** DATASET RECORDS **

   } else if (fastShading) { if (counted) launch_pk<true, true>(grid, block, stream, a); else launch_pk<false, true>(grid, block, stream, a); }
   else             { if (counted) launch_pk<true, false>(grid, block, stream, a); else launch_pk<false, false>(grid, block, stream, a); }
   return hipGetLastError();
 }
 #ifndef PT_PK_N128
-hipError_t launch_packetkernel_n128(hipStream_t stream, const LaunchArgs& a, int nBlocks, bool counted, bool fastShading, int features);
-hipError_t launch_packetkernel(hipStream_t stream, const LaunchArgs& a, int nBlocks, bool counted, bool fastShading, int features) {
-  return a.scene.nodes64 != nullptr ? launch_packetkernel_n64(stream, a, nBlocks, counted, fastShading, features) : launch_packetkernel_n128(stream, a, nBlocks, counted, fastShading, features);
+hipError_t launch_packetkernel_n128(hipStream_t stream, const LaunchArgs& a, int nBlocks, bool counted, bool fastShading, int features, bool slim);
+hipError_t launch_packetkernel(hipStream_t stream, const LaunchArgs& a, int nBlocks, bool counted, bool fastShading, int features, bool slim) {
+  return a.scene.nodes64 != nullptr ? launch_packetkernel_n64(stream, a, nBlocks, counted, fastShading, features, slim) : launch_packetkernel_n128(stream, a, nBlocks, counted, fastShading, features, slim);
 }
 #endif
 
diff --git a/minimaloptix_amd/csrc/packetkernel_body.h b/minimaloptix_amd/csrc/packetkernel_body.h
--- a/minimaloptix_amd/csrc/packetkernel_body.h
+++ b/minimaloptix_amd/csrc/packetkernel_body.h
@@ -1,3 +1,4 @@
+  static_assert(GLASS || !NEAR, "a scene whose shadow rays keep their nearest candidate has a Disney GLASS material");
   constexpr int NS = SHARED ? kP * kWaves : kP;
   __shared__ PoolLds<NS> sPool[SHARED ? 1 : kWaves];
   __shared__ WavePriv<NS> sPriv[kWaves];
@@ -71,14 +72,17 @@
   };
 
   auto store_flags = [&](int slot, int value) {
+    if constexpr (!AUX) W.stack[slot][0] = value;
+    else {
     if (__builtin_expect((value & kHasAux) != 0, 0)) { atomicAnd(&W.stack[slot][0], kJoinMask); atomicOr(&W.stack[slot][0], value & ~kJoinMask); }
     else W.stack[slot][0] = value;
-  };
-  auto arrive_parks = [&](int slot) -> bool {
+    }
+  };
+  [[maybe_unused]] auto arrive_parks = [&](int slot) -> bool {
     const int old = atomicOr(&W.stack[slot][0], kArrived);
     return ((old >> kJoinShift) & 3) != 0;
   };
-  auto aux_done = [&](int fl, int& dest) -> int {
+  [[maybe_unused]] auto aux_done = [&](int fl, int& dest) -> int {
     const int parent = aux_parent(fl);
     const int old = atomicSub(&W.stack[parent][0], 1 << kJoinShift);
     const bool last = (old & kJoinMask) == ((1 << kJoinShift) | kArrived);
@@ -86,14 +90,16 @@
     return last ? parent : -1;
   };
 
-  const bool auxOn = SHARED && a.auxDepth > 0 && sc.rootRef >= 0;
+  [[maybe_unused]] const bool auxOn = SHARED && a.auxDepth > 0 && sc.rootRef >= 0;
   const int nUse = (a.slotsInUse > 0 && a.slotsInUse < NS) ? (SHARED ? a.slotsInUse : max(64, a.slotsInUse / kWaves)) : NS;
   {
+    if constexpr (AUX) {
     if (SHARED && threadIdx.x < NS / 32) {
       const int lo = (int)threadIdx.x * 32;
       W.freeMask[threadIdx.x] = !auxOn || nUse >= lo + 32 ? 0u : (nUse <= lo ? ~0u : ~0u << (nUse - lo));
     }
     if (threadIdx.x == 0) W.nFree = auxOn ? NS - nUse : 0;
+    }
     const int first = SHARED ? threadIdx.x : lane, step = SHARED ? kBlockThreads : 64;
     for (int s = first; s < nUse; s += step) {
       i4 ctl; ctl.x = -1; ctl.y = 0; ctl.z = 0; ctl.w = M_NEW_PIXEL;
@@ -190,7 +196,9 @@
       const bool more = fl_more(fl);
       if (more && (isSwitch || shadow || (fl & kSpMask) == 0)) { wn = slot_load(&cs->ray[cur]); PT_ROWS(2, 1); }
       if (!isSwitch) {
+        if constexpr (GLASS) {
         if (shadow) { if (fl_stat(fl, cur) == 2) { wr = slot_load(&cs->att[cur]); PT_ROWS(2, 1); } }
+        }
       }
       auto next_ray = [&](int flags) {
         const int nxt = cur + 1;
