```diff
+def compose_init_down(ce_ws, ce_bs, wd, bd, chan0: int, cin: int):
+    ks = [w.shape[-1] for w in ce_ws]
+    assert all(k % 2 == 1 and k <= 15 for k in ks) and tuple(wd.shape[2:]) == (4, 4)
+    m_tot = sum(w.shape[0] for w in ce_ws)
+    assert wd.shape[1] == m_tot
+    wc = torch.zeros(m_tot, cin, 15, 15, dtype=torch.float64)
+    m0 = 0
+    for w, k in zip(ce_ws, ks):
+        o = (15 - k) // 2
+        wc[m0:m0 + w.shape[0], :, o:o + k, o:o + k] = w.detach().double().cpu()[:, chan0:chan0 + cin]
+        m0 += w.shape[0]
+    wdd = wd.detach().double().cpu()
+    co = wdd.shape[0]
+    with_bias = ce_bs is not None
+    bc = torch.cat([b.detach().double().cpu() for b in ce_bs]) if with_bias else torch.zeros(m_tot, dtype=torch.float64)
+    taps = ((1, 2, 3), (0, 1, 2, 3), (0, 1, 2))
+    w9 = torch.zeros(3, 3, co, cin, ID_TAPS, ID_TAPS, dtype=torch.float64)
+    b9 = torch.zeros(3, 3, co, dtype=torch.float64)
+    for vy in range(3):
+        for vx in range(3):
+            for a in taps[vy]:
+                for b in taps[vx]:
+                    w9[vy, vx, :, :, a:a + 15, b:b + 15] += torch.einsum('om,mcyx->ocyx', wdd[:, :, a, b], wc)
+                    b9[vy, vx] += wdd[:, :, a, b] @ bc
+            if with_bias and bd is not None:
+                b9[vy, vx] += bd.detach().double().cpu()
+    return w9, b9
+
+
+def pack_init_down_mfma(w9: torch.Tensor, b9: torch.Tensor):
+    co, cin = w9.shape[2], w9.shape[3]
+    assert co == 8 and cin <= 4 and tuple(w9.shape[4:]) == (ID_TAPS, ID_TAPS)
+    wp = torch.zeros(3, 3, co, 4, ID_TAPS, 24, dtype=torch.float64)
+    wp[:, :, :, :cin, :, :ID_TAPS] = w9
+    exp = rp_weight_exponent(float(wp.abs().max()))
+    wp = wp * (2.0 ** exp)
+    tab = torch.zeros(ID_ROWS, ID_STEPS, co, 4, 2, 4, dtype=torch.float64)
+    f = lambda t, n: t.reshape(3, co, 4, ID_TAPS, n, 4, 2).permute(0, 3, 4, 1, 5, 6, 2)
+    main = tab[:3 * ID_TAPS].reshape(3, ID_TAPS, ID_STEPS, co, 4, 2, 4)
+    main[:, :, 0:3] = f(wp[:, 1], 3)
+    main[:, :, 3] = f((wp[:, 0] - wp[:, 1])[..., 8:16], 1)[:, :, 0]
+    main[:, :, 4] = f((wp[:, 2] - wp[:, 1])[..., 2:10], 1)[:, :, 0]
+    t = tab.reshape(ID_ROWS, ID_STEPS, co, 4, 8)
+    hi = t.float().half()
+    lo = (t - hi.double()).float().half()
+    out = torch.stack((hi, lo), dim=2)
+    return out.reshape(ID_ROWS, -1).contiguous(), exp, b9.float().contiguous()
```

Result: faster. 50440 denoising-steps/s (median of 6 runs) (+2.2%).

** DIRECTIONS **
Find the word "constexpr" in the entries, then copy out every line that has it.

** RESULT OF THIS EXERCISE **
   constexpr int NS = SHARED ? kP * kWaves : kP;
+    if constexpr (!AUX) W.stack[slot][0] = value;
+    if constexpr (AUX) {
+        if constexpr (GLASS) {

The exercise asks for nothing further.